🐼 Pandas
Data Cleaning
Data cleaning handles missing values (NaN), duplicates, type conversions, and outliers. Essential preprocessing step before any analysis or ML model training.
● Intermediate
📖 Based on: Python for Data Analysis — Wes McKinney, Data Science and Analytics with Python
📋 Table of Contents
1 · Core Concepts
Data cleaning handles missing values (NaN), duplicates, type conversions, and outliers.
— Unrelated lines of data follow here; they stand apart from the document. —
__device__ __forceinline__ void stage_chunk(uint4 *line, uint32_t slot, int slots, const uint4 v) {
    uint2 *const p = reinterpret_cast<uint2 *>(line);
    p[slot] = make_uint2(v.x, v.y);
    p[slots + slot] = make_uint2(v.z, v.w);
}
template <bool TWO, int SLOTS>
__device__ __forceinline__ int scan_line_lds(const uint4 *line, uint64_t key, uint32_t &m0, uint32_t &m1) {
    uint64_t kk[SLOTS];
#pragma unroll
    for (int j = 0; j < SLOTS / 2; ++j) {
        const uint4 v = line[j];
        kk[2 * j] = (uint64_t)v.x | ((uint64_t)v.y << 32);
        kk[2 * j + 1] = (uint64_t)v.z | ((uint64_t)v.w << 32);
    }
    constexpr uint32_t SLOT_BYTES = 8u, MASK0 = 8u * SLOTS;
    m0 = m1 = 0;
    if constexpr (SLOTS == 8) {
        unsigned long long e[8];
#pragma unroll
        for (int sl = 0; sl < 8; ++sl) e[sl] = __builtin_amdgcn_ballot_w64(kk[sl] == key);
        const unsigned long long b0 = e[1] | e[3] | e[5] | e[7], b1 = e[2] | e[3] | e[6] | e[7], b2 = e[4] | e[5] | e[6] | e[7];
        const unsigned long long any = b0 | b1 | b2 | e[0];
        const bool hit = __builtin_amdgcn_inverse_ballot_w64(any);
#if PG_ABLATE == 6
        if (hit) m0 = (uint32_t)b0 | 1u;
        return hit ? 1 : (kk[SLOTS - 1] == EMPTY_KEY ? 0 : -1);
#elif PG_ABLATE == 7
        m0 = (uint32_t)(kk[0] ^ kk[1] ^ kk[2] ^ kk[3] ^ kk[4] ^ kk[5] ^ kk[6] ^ kk[7]) | 1u;
        return (kk[0] ^ kk[3]) == key ? -1 : 1;
#endif
        if (hit) {
            const uint32_t off = (__builtin_amdgcn_inverse_ballot_w64(b0) ? SLOT_BYTES : 0u) | (__builtin_amdgcn_inverse_ballot_w64(b1) ? 2u * SLOT_BYTES : 0u) |
                                 (__builtin_amdgcn_inverse_ballot_w64(b2) ? 4u * SLOT_BYTES : 0u);
            if constexpr (TWO) {
                const uint2 mk = *reinterpret_cast<const uint2 *>(reinterpret_cast<const uint8_t *>(line) + off + MASK0);
                m0 = mk.x;
                m1 = mk.y;
            } else {
                m0 = *reinterpret_cast<const uint32_t *>(reinterpret_cast<const uint8_t *>(line) + off + MASK0);
            }
        }
        return hit ? 1 : (kk[SLOTS - 1] == EMPTY_KEY ? 0 : -1);
    } else {
        int hit = -1;
#pragma unroll
        for (int sl = 0; sl < SLOTS; ++sl) hit = (kk[sl] == key) ? sl : hit;
        if (hit >= 0) {
            const uint2 mk = *reinterpret_cast<const uint2 *>(reinterpret_cast<const uint8_t *>(line) + (uint32_t)hit * SLOT_BYTES + MASK0);
            m0 = mk.x;
            if (TWO) m1 = mk.y;
        }
        return hit >= 0 ? 1 : (kk[SLOTS - 1] == EMPTY_KEY ? 0 : -1);
    }
}


template <bool TWO, int SLOTS>
__device__ __forceinline__ int scan_line_global(const SubTable &st, uint32_t b, uint64_t key, uint32_t &m0, uint32_t &m1) {
    const uint4 *line = reinterpret_cast<const uint4 *>(st.buckets + (uint64_t)b * (16 * SLOTS));
    uint4 v[SLOTS];
#pragma unroll
    for (int sl = 0; sl < SLOTS; ++sl) v[sl] = line[sl];
    m0 = m1 = 0;
#pragma unroll
    for (int sl = 0; sl < SLOTS; ++sl) {
        const uint64_t kk = (uint64_t)v[sl].x | ((uint64_t)v[sl].y << 32);
        const bool hit = (kk == key);
        m0 = hit ? v[sl].z : m0;
        if (TWO) m1 = hit ? v[sl].w : m1;
    }
    const uint64_t last = (uint64_t)v[SLOTS - 1].x | ((uint64_t)v[SLOTS - 1].y << 32);
    return (m0 | m1) ? 1 : (last == EMPTY_KEY ? 0 : -1);
}

template <bool TWO, int SLOTS>
__device__ __forceinline__ void lane_chase(const SubTable &st, uint64_t key, uint32_t level, uint32_t b, uint32_t step,
                                           uint32_t &m0, uint32_t &m1) {
    for (uint64_t n = 0; n < st.nbuckets + GROUP_CHAIN; ++n) {
// ... 260 lines not shown

__device__ __forceinline__ uint32_t lane_up1(uint32_t v) {
    return (uint32_t)__builtin_amdgcn_update_dpp((int)v, (int)v, 0x138 , 0xf, 0xf, false);
}
__device__ __forceinline__ unsigned long long differs_from_lane_below(uint32_t v) {
    uint32_t t;
    asm("s_nop 1\n\tv_xor_b32_dpp %0, %1, %1 wave_shr:1 row_mask:0xf bank_mask:0xf" : "=&v"(t) : "v"(v));
    return __builtin_amdgcn_ballot_w64(t != 0u);
}
#define PG_DPPMIN "s_nop 1\n\tv_min_u32_dpp %0, %0, %1 wave_shr:1 row_mask:0xf bank_mask:0xf\n\t"
template <int W>
__device__ __forceinline__ uint32_t sliding_min(uint32_t x) {
    uint32_t m = x;
    if constexpr (W == 2) asm(PG_DPPMIN : "+v"(m) : "v"(x));
    if constexpr (W == 3) asm(PG_DPPMIN PG_DPPMIN : "+v"(m) : "v"(x));
    if constexpr (W == 4) asm(PG_DPPMIN PG_DPPMIN PG_DPPMIN : "+v"(m) : "v"(x));
    if constexpr (W == 5) asm(PG_DPPMIN PG_DPPMIN PG_DPPMIN PG_DPPMIN : "+v"(m) : "v"(x));
    if constexpr (W == 6) asm(PG_DPPMIN PG_DPPMIN PG_DPPMIN PG_DPPMIN PG_DPPMIN : "+v"(m) : "v"(x));
    if constexpr (W == 7) asm(PG_DPPMIN PG_DPPMIN PG_DPPMIN PG_DPPMIN PG_DPPMIN PG_DPPMIN : "+v"(m) : "v"(x));
    if constexpr (W == 8) asm(PG_DPPMIN PG_DPPMIN PG_DPPMIN PG_DPPMIN PG_DPPMIN PG_DPPMIN PG_DPPMIN : "+v"(m) : "v"(x));
    static_assert(W >= 1 && W <= 8, "minimizer window");
    return m;
}
#undef PG_DPPMIN
__device__ __forceinline__ uint32_t suffix_min8_row(uint32_t x) {
    uint32_t r = x;
    asm("s_nop 1\n\tv_min_u32_dpp %0, %0, %0 row_shl:1 row_mask:0xf bank_mask:0xf\n\t"
        "s_nop 1\n\tv_min_u32_dpp %0, %0, %0 row_shl:2 row_mask:0xf bank_mask:0xf\n\t"
        "s_nop 1\n\tv_min_u32_dpp %0, %0, %0 row_shl:4 row_mask:0xf bank_mask:0xf"
        : "+v"(r));
    return r;
}
#define PG_F "v_min_u32_dpp %0, %0, %0 wave_shr:1 row_mask:0xf bank_mask:0xf\n\t"
#define PG_S(n) "v_min_u32_dpp %1, %1, %1 row_shl:" #n " row_mask:0xf bank_mask:0xf\n\t"
#define PG_N0 "s_nop 0\n\t"
#define PG_N1 "s_nop 1\n\t"
template <int W>
__device__ __forceinline__ uint32_t sliding_min_suffix(uint32_t x, uint32_t &suffix) {
    uint32_t m = x, r = suffix;
    static_assert(W >= 2 && W <= 8, "minimizer window");
    if constexpr (W == 2) asm(PG_N1 PG_F PG_S(1) PG_N1 PG_S(2) PG_N1 PG_S(4) : "+v"(m), "+v"(r));
    if constexpr (W == 3) asm(PG_N1 PG_F PG_S(1) PG_N0 PG_F PG_S(2) PG_N1 PG_S(4) : "+v"(m), "+v"(r));
    if constexpr (W == 4) asm(PG_N1 PG_F PG_S(1) PG_N0 PG_F PG_S(2) PG_N0 PG_F PG_S(4) : "+v"(m), "+v"(r));
    if constexpr (W == 5) asm(PG_N1 PG_F PG_S(1) PG_N0 PG_F PG_S(2) PG_N0 PG_F PG_S(4) PG_N0 PG_F : "+v"(m), "+v"(r));
    if constexpr (W == 6) asm(PG_N1 PG_F PG_S(1) PG_N0 PG_F PG_S(2) PG_N0 PG_F PG_S(4) PG_N0 PG_F PG_N1 PG_F : "+v"(m), "+v"(r));
    if constexpr (W == 7) asm(PG_N1 PG_F PG_S(1) PG_N0 PG_F PG_S(2) PG_N0 PG_F PG_S(4) PG_N0 PG_F PG_N1 PG_F PG_N1 PG_F : "+v"(m), "+v"(r));
    if constexpr (W == 8) asm(PG_N1 PG_F PG_S(1) PG_N0 PG_F PG_S(2) PG_N0 PG_F PG_S(4) PG_N0 PG_F PG_N1 PG_F PG_N1 PG_F PG_N1 PG_F : "+v"(m), "+v"(r));
    suffix = r;
    return m;
}
#undef PG_F
#undef PG_S
#undef PG_N0
#undef PG_N1
__device__ __forceinline__ uint32_t lanes_le_index(unsigned long long mask, uint32_t base) {
    const unsigned long long m1 = mask >> 1;
    const uint32_t c = base + (uint32_t)(mask & 1ull) - 1u;
    return __builtin_amdgcn_mbcnt_hi((uint32_t)(m1 >> 32), __builtin_amdgcn_mbcnt_lo((uint32_t)m1, c));
}

__device__ __forceinline__ uint32_t run_ids(unsigned long long lmask) {
    const uint32_t below = __builtin_amdgcn_mbcnt_hi((uint32_t)(lmask >> 32), __builtin_amdgcn_mbcnt_lo((uint32_t)lmask, ~0u));
    uint32_t rid;
    unsigned long long carry_out;
    asm("v_addc_co_u32_e64 %0, %1, %2, 0, %3" : "=v"(rid), "=s"(carry_out) : "v"(below), "s"(lmask));
    return rid;
}
__device__ __forceinline__ uint32_t set_lane_index(unsigned long long mask, uint32_t base) {
    return __builtin_amdgcn_mbcnt_hi((uint32_t)(mask >> 32), __builtin_amdgcn_mbcnt_lo((uint32_t)mask, base));
}
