# yulong314/multi_camera_calibration

Hardware: AMD Instinct MI355X
Metric: corner residual+Jacobian evals/sec + ms/LM-iter; RMS reproj-err vs ref (higher is better)
Workload: dtype f64; 1 GPU; config4: 4 omnidirectional cameras, 1000 synthetic 11x8-board views (BASELINE.json configs[3]), one Gauss-Newton step per 'step'; model=omnidirectional, cameras=4, views=1000, edges=3958, params=6018, parallelism=photo-sharded x1, transport=none, state_dtype=f32, jacobian_dtype=f64

## Files before the change

### multi_camera_calibration_amd/csrc/mcc_group.hpp

```cpp


template <int MODEL, bool BACK, int L, int GW = 28>
__device__ __forceinline__ void group_prologue(const double* ph, const double* ct, const double* sds, int side,
                                               int sub, double* S, double* P, double* Gb) {
    const double* R1 = ph;
    const double* Jr1 = ph + 9;
    const double* T1 = ph + 18;
    const double* R2 = ct;
    const double* Jl2 = ct + 9;
    const double* T2 = ct + 18;
    double* X = S;
    double* W = S + 15;
    for (int e = sub; e < 12; e += L) {
        if (e < 9) {
            const int i = e / 3, j = e % 3;
            X[e] = dot3_nc(R2[i * 3], R1[j], R2[i * 3 + 1], R1[3 + j], R2[i * 3 + 2], R1[6 + j]);
        } else {
            const int i = e - 9;
            const double q = dot3_nc(R2[i * 3], T1[0], R2[i * 3 + 1], T1[1], R2[i * 3 + 2], T1[2]);
            X[12 + i] = q;
            X[9 + i] = add_nc(q, T2[i]);
        }
    }
    wave_sync_lds();
// ... 351 lines not shown
    const int iter = st->iter;
    const double cn0 = st->cam_normG2, cn1 = st->cam_normX2;
    const int nI = 48 * np, nV = useiv ? m * m + 1 : 0, n = nI + nV;
    if (tid == 0) {
        s_status = useiv ? 0.0 : -1.0;
        s_fail = 0;
    }
    __syncthreads();
    unsigned have = 0;
    auto due = [&](int t) { return t >= nI || t < 48 * a.n_items || t % 48 < 3; };
    const long long t0 = (long long)__builtin_amdgcn_s_memrealtime();
    for (;;) {
        double v[U];
#pragma unroll
        for (int u = 0; u < U; ++u) {
            int t = u * nt + tid;
            t = t < n ? t : n - 1;
            v[u] = ld_sc1(t < nI ? a.item_out + t : la.fiv + (t - nI));
        }
        const double stt = useiv ? ld_sc1(la.fiv + m * m) : -1.0;
        int pend = 0;
#pragma unroll
        for (int u = 0; u < U; ++u) {
            const int t = u * nt + tid;
            if (t >= n || ((have >> u) & 1) || !due(t)) continue;
            if (!fold_valid(v[u])) {
                if (t < nI || t == nI + m * m || !fold_valid(stt) || stt > 0.0) ++pend;
                continue;
            }
            have |= 1u << u;
            if (t < nI) itm[t] = v[u];
            else if (t < nI + m * m) Iv[t - nI] = v[u];
            else s_status = v[u];
        }
        if (!__syncthreads_or(pend)) break;
        if (tid == 0 && (long long)__builtin_amdgcn_s_memrealtime() - t0 >= la.spare_wait) {
            atomicOr(&st->error, kErrWarmTimeout);
            st->done = 1;
            s_fail = 1;
        }
        __syncthreads();
        if (s_fail) return;
    }
#pragma unroll
    for (int u = 0; u < U; ++u) {
        const int t = u * nt + tid;
        if (t < n && ((have >> u) & 1)) fold_empty(t < nI ? a.item_out + t : la.fiv + (t - nI));
    }
    if (tid <= a.nblk) sbi[tid] = bi;
    int err_now = 0;
    for (int k = a.n_items; k < np; ++k) err_now |= itm[48 * k + 2] != 0.0 ? kErrPhotoNotPD : 0;
    __syncthreads();
    SSTAMP(srow, 8, 0);
    schur_finish(a, np, iter, cn0, cn1, err_now, useiv && s_status == (double)(iter + 1), srow, pre);
}
constexpr int kFoldKI = 8;
__device__ __forceinline__ void fold_final_reset(const LinArgs& la, const double* const* src, unsigned have, bool useiv) {
#pragma unroll
    for (int q = 0; q < kFoldKI; ++q)
        if ((have >> q) & 1) fold_empty(const_cast<double*>(src[q]));
    if (threadIdx.x == 0 && useiv) fold_empty(la.fiv + la.fsa.m * la.fsa.m);
}
__device__ __forceinline__ void fold_final_direct(const LinArgs& la, const SolvePre* pre) {
    const SchurArgs& a = la.fsa;
    State* st = a.state;
    const int tid = threadIdx.x, nt = blockDim.x;
    const int m = a.m, nb = m / 6, ntri = m * (m + 1) / 2, np = la.fold_parts, nc = np - a.n_items;
    extern __shared__ __attribute__((aligned(16))) double sm[];
    double* S = sm;
    double* r = sm + m * m;
    double* Iv = sm + m * m + m;
    __shared__ double norms[2];
    __shared__ int s_fail;
    const bool useiv = a.ssinv != nullptr && a.fuse_solve;
    const bool lds = a.fuse_solve && a.peer.nranks == 0;
    long long* srow = a.stamps ? a.stamps + kSchurStampStride * (size_t)np : nullptr;
    SSTAMP(srow, 10, 0);
    const int nent = a.nblk * 48, ivt0 = nent + 2, nivt = nt - ivt0;
    const double* src[kFoldKI];
    int cnt = 0, kind = 0;
    int blk = 0, e = 0;
    if (tid < nent) {
        blk = tid / 48;
        e = tid % 48;
        const int k0 = a.block_items[blk], nk = a.block_items[blk + 1] - k0;
        int b1 = 0;
#pragma unroll
        for (int b = 1; b < 5; ++b)
            if (b < nb && b * nb - b * (b - 1) / 2 <= blk) b1 = b;
        const int b2 = b1 + (blk - (b1 * nb - b1 * (b1 - 1) / 2));
        kind = 1;
        cnt = e >= 36 && b1 != b2 ? 0 : nk;
#pragma unroll
        for (int q = 0; q < kFoldKI; ++q) src[q] = a.item_out + 48 * (size_t)(k0 + (q < nk ? q : 0)) + e;
    } else if (tid < ivt0) {
        const int w = tid - nent;
        kind = 2;
        cnt = 2 * nc;
#pragma unroll
        for (int q = 0; q < kFoldKI; ++q) {
            const int c = q < nc ? q : (q - nc < nc ? q - nc : 0);
            src[q] = a.item_out + 48 * (size_t)(a.n_items + c) + (q < nc ? w : 2);
        }
    } else {
        kind = 3;
        const int j0 = tid - ivt0;
        cnt = 0;
#pragma unroll
        for (int q = 0; q < kFoldKI; ++q) {
            const int j = j0 + q * nivt;
            if (useiv && j < m * m) cnt = q + 1;
            src[q] = la.fiv + (useiv && j < m * m ? j : 0);
        }
    }
    const int iter = st->iter;
    const double cn = kind == 2 && a.rank == 0 ? (tid - nent ? st->cam_normX2 : st->cam_normG2) : 0.0;
    if (tid == 0) s_fail = 0;
    __syncthreads();
    double kv[kFoldKI];
    unsigned have = 0;
    double stt = -1.0;
    const long long t0 = (long long)__builtin_amdgcn_s_memrealtime();
    for (;;) {
        double v[kFoldKI];
#pragma unroll
        for (int q = 0; q < kFoldKI; ++q) v[q] = ld_sc1(((have >> q) & 1) ? la.fiv + m * m : src[q]);
        if (useiv) stt = ld_sc1(la.fiv + m * m);
        int pend = tid == 0 && useiv && !fold_valid(stt) ? 1 : 0;
#pragma unroll
        for (int q = 0; q < kFoldKI; ++q) {
            if (q >= cnt || ((have >> q) & 1)) continue;
            if (fold_valid(v[q])) {
                kv[q] = v[q];
                have |= 1u << q;
            } else if (kind != 3 || !fold_valid(stt) || stt > 0.0) {
                ++pend;
            }
        }
        if (!pend) break;
        if ((long long)__builtin_amdgcn_s_memrealtime() - t0 >= la.spare_wait) {
            s_fail = 1;
            break;
        }
    }
    __shared__ double s_stt;
    if (tid == 0) s_stt = stt;
    __syncthreads();
    if (s_fail) {
        if (tid == 0) {
            atomicOr(&st->error, kErrWarmTimeout);
            st->done = 1;
        }
        return;
    }
    SSTAMP(srow, 8, 0);
    const bool ivok = useiv && s_stt == (double)(iter + 1);
    if (kind == 1 && cnt > 0) {
        double v = 0.0;
#pragma unroll
        for (int q = 0; q < kFoldKI; ++q)
            if (q < cnt) v += kv[q];
        int b1 = 0;
#pragma unroll
        for (int b = 1; b < 5; ++b)
            if (b < nb && b * nb - b * (b - 1) / 2 <= blk) b1 = b;
        const int b2 = b1 + (blk - (b1 * nb - b1 * (b1 - 1) / 2));
        if (e < 36) {
            const int ii = e / 6, jj = e % 6, i = 6 * b1 + ii, j = 6 * b2 + jj;
            if (b1 != b2 || ii <= jj) {
                a.packed[packed_index(i, j, m)] = v;
                if (lds) {
                    S[i * m + j] = v;
                    S[j * m + i] = v;
                }
            }
        } else {
            const int w = (e - 36) / 6, i = 6 * b1 + (e - 36) % 6;
            a.packed[ntri + w * m + i] = v;
            if (lds && w == 0) r[i] = v;
        }
    } else if (kind == 2) {
        const int w = tid - nent;
        double nrm = 0.0, bad = 0.0;
#pragma unroll
        for (int q = 0; q < kFoldKI; ++q) {
            if (q < nc) nrm += kv[q];
            else if (q < 2 * nc) bad += kv[q];
        }
        if (a.rank == 0) nrm += cn;
        if (iter <= 0) nrm = 0.0;
        nrm = photo_flag_norm(bad != 0.0 ? kErrPhotoNotPD : 0, w, nrm);
        norms[w] = nrm;
        a.packed[ntri + 2 * m + w] = nrm;
    } else if (kind == 3 && ivok) {
        const int j0 = tid - ivt0;
#pragma unroll
        for (int q = 0; q < kFoldKI; ++q)
            if (q < cnt) Iv[j0 + q * nivt] = kv[q];
    }
    SSTAMP(srow, 9, 0);
    if (!a.fuse_solve) {
        fold_final_reset(la, src, have, useiv);
        return;
    }
    __syncthreads();
    if (a.peer.nranks > 0) {
        if (!peer_exchange(a.peer, st, a.packed)) {
            fold_final_reset(la, src, have, useiv);
            return;
        }
        for (int t = tid; t < ntri + m; t += nt) {
            const double v = a.packed[t];
            if (t < ntri) {
                int i, j;
                packed_ij(t, m, i, j);
                S[i * m + j] = v;
                S[j * m + i] = v;
            } else {
                r[t - ntri] = v;
            }
        }
        if (tid < 2) norms[tid] = a.packed[ntri + 2 * m + tid];
        __syncthreads();
    }
    SSTAMP(srow, 3, 0);
    SolveCtx sc = a.solve;
    sc.stamps = srow;
    solve_global<false>(sc, S, r, norms[0], norms[1], nullptr, ivok ? Iv : nullptr, pre);
    SSTAMP(srow, 7, 0);
    fold_final_reset(la, src, have, useiv);
    SSTAMP_DRAINED(srow, 15, 0);
}
#ifndef MCC_FOLD_EARLY
#define MCC_FOLD_EARLY 1
#endif
template <int NT>
__device__ __forceinline__ void fold_final(const LinArgs& la) {
    __shared__ SolvePre s_pre;
    const SolvePre* pre = MCC_FOLD_EARLY ? &s_pre : nullptr;
    if (MCC_FOLD_EARLY && la.fsa.fuse_solve) {
        SolveCtx sc = la.fsa.solve;
        sc.stamps = la.fsa.stamps ? la.fsa.stamps + kSchurStampStride * (size_t)la.fold_parts : nullptr;
        solve_prefetch(sc, &s_pre);
    }
    if (NT == 512 && la.fold_direct) {
        fold_final_direct(la, pre);
        return;
    }
    constexpr int UM = kSchurOneLevelLoads * 256 / NT;
    const int n = 48 * la.fold_parts + (la.fsa.ssinv != nullptr ? la.fsa.m * la.fsa.m + 1 : 0);
    if (n <= UM / 2 * NT) fold_final_u<UM / 2>(la, pre);
    else fold_final_u<UM>(la, pre);
}
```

Essential preprocessing step before any analysis or ML model training.
2 · Code Examples
Python
import pandas as pd import numpy as np # Example DataFrame df = pd.DataFrame({ "name": ["Alice","Bob","Charlie","Diana"], "age": [25,30,35,28], "salary": [50000,60000,70000,55000], "dept": ["Engineering","Marketing","Engineering","Marketing"] }) print(df)
▶ Output
name age salary dept0 Alice 25 50000 Engineering
1 Bob 30 60000 Marketing
2 Charlie 35 70000 Engineering
3 Diana 28 55000 Marketing
3 · Common Patterns
Textbook Insight
Pandas is built on NumPy and provides high-performance, easy-to-use data structures. The two primary structures are Series (1D) and DataFrame (2D). Always prefer vectorized operations over loops.
4 · Best Practices
Performance Tip
Use .apply() sparingly — prefer vectorized operations. Use category dtype for string columns with few unique values to save memory.